*** GIVEN RECORDS ***
@@ -73,17 +75,21 @@
     if ((p.prio == 1 && wave >= 4) || (p.prio == 2 && wave < 4)) __builtin_amdgcn_s_setprio(1);
 
     unsigned x_rel[W_NXI]; int x_yx[W_NXI];
+    int x_c0 = ci0;
+    if constexpr (S2D) { const int c2 = ci0 % (2 * p.x_C); x_c0 = (ci0 / (2 * p.x_C)) * p.x_Wld + (c2 / p.x_C) * p.ldx + c2 % p.x_C; }
 #pragma unroll
     for (int j = 0; j < W_NXI; ++j) {
         const int slot = 8 * ((wave & 3) + 4 * j) + (lane >> 3), q = (lane & 7) ^ (slot & 4), ry = slot / 10, rx = slot - ry * 10;
         x_yx[j] = slot < 100 ? ((ry << 8) | rx) : -1;
-        x_rel[j] = 4u * (unsigned)((ry * p.W + rx) * p.ldx + ci0 + 4 * q);
+        if constexpr (S2D) x_rel[j] = 4u * (unsigned)(ry * p.x_row + rx * p.x_pix + x_c0 + 4 * q);
+        else x_rel[j] = 4u * (unsigned)((ry * p.W + rx) * p.ldx + ci0 + 4 * q);
     }
     const unsigned lds_raw = (unsigned)(size_t)(__attribute__((address_space(3))) void*)Rb;
     auto dma_x = [&](int buf, int j) {
         const int h = 8 * xcur.gy - 1 + (x_yx[j] >> 8), w_ = 8 * xcur.gx - 1 + (x_yx[j] & 255);
         const bool ok = x_yx[j] >= 0 && xcur.n < p.N && (unsigned)h < (unsigned)p.H && (unsigned)w_ < (unsigned)p.W;
-        const unsigned gb = 4u * (unsigned)(((xcur.n * p.H + 8 * xcur.gy - 1) * p.W + 8 * xcur.gx - 1) * p.ldx);
+        const unsigned gb = S2D ? 4u * (unsigned)((xcur.n * p.H + 8 * xcur.gy - 1) * p.x_row + (8 * xcur.gx - 1) * p.x_pix)
+                                : 4u * (unsigned)(((xcur.n * p.H + 8 * xcur.gy - 1) * p.W + 8 * xcur.gx - 1) * p.ldx);
         const unsigned vo = ok ? gb + x_rel[j] : WW_OOB;
         const unsigned m0v = __builtin_amdgcn_readfirstlane(lds_raw + 4u * (unsigned)(buf * W_RAW) + 1024u * (unsigned)((wave & 3) + 4 * j));
         mrdis_buffer_lds_dma16(m0v, vo, rs_x);
@@ -284,7 +290,9 @@
     const int opt = (int)mrdis_opt(MRDIS_OPT_WINO4);
     if (!opt || base.D != 0) return MRDIS_EUNSUPPORTED;
     if (base.Ci % 32 != 0 || base.Co % 64 != 0 || base.ldx % 4 != 0 || (((uintptr_t)base.x) & 15) != 0) return MRDIS_EUNSUPPORTED;
-    if ((long long)base.N * base.H * base.W * base.ldx >= 0x3fffffffLL || (long long)base.N * base.H * base.W * base.lddy >= 0x3fffffffLL) return MRDIS_EUNSUPPORTED;
+    const bool s2d = base.s2dC != 0;
+    if (s2d && (base.Ci != 4 * base.s2dC || base.s2dC % 16 != 0 || (base.s2dC % 32 != 0 && base.ldx != base.s2dC))) return MRDIS_EUNSUPPORTED;
+    if ((long long)base.N * base.H * base.W * base.ldx * (s2d ? 4 : 1) >= 0x3fffffffLL || (long long)base.N * base.H * base.W * base.lddy >= 0x3fffffffLL) return MRDIS_EUNSUPPORTED;
     Wino4WgradParams p{};
     p.prio = mrdis_opt(MRDIS_OPT_MODE) == 1001 ? 1 : (mrdis_opt(MRDIS_OPT_MODE) == 1002 ? 2 : 0);
     p.x = base.x; p.dy = base.dy; p.slab = base.slab; p.bias_slab = base.bias_slab;
@@ -302,12 +310,14 @@
     if (opt < 2 && (p.ngroups / splits < 24 || splits * p.nCiB * p.nCoB < 192 || p.H < 8 || p.W < 8)) return MRDIS_EUNSUPPORTED;
     p.splits = splits;
     { int t = splits; p.s_gx = t % p.ngx; t /= p.ngx; p.s_gy = t % p.ngy; p.s_n = t / p.ngy; }
-    if (!mrdis_lds_optin((const void*)wino4_wgrad_kernel, (int)W4W_LDS)) return MRDIS_EUNSUPPORTED;
+    if (s2d) { p.x_C = base.s2dC; p.x_Wld = 2 * p.W * p.ldx; p.x_row = 2 * p.x_Wld; p.x_pix = 2 * p.ldx; }
+    if (!mrdis_lds_optin(s2d ? (const void*)wino4_wgrad_kernel<true> : (const void*)wino4_wgrad_kernel<false>, (int)W4W_LDS)) return MRDIS_EUNSUPPORTED;
 #ifdef WINO4_ABLATIONS
     p.dbg = g_w4w_dbg; p.dbg_cap = g_w4w_dbg_cap;
 #endif
     mrdis_count(MRDIS_CNT_WINO4_WGRAD);
-    MRDIS_LAUNCH(wino4_wgrad_kernel, dim3(splits * p.nCiB * p.nCoB), dim3(W_NT), W4W_LDS, s, p);
+    if (s2d) MRDIS_LAUNCH(wino4_wgrad_kernel<true>, dim3(splits * p.nCiB * p.nCoB), dim3(W_NT), W4W_LDS, s, p);
+    else MRDIS_LAUNCH(wino4_wgrad_kernel<false>, dim3(splits * p.nCiB * p.nCoB), dim3(W_NT), W4W_LDS, s, p);
     MRDIS_CHECK_LAUNCH();
     base.splits = splits;
     return MRDIS_OK;
diff --git a/representation-disentanglement_amd/hip.py b/representation-disentanglement_amd/hip.py
--- a/representation-disentanglement_amd/hip.py
+++ b/representation-disentanglement_amd/hip.py
@@ -206,6 +206,7 @@
                                    'all',
                                    'zsearch')
 VARIANT_FAMILIES = ('conv2src', 'ana_act')
+REINDEX_FAMILIES = ('wgrad_mirror', 'wgrad_s2d')
 LATENT_FAMILIES = ('kl', 'avgpool')
 OUTDEC_FAMILIES = ('chatt', 'symdiff', 'rgate')
 CONV3D_FAMILIES = ('direct3d', 'c3d16', 'wgrad3d', 'wgrad3d16', 'wino_wgrad3d')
*** End of GIVEN RECORDS ***
--- EXERCISE BRIEF ---
Set down, exactly as they stand above, the lines starting with the line with "const int h" and going on through the line with "-302,12 +310,14 @@", and no others.

--- SOLUTION FOR THIS TASK ---
         const int h = 8 * xcur.gy - 1 + (x_yx[j] >> 8), w_ = 8 * xcur.gx - 1 + (x_yx[j] & 255);
         const bool ok = x_yx[j] >= 0 && xcur.n < p.N && (unsigned)h < (unsigned)p.H && (unsigned)w_ < (unsigned)p.W;
-        const unsigned gb = 4u * (unsigned)(((xcur.n * p.H + 8 * xcur.gy - 1) * p.W + 8 * xcur.gx - 1) * p.ldx);
+        const unsigned gb = S2D ? 4u * (unsigned)((xcur.n * p.H + 8 * xcur.gy - 1) * p.x_row + (8 * xcur.gx - 1) * p.x_pix)
+                                : 4u * (unsigned)(((xcur.n * p.H + 8 * xcur.gy - 1) * p.W + 8 * xcur.gx - 1) * p.ldx);
         const unsigned vo = ok ? gb + x_rel[j] : WW_OOB;
         const unsigned m0v = __builtin_amdgcn_readfirstlane(lds_raw + 4u * (unsigned)(buf * W_RAW) + 1024u * (unsigned)((wave & 3) + 4 * j));
         mrdis_buffer_lds_dma16(m0v, vo, rs_x);
@@ -284,7 +290,9 @@
     const int opt = (int)mrdis_opt(MRDIS_OPT_WINO4);
     if (!opt || base.D != 0) return MRDIS_EUNSUPPORTED;
     if (base.Ci % 32 != 0 || base.Co % 64 != 0 || base.ldx % 4 != 0 || (((uintptr_t)base.x) & 15) != 0) return MRDIS_EUNSUPPORTED;
-    if ((long long)base.N * base.H * base.W * base.ldx >= 0x3fffffffLL || (long long)base.N * base.H * base.W * base.lddy >= 0x3fffffffLL) return MRDIS_EUNSUPPORTED;
+    const bool s2d = base.s2dC != 0;
+    if (s2d && (base.Ci != 4 * base.s2dC || base.s2dC % 16 != 0 || (base.s2dC % 32 != 0 && base.ldx != base.s2dC))) return MRDIS_EUNSUPPORTED;
+    if ((long long)base.N * base.H * base.W * base.ldx * (s2d ? 4 : 1) >= 0x3fffffffLL || (long long)base.N * base.H * base.W * base.lddy >= 0x3fffffffLL) return MRDIS_EUNSUPPORTED;
     Wino4WgradParams p{};
     p.prio = mrdis_opt(MRDIS_OPT_MODE) == 1001 ? 1 : (mrdis_opt(MRDIS_OPT_MODE) == 1002 ? 2 : 0);
     p.x = base.x; p.dy = base.dy; p.slab = base.slab; p.bias_slab = base.bias_slab;
@@ -302,12 +310,14 @@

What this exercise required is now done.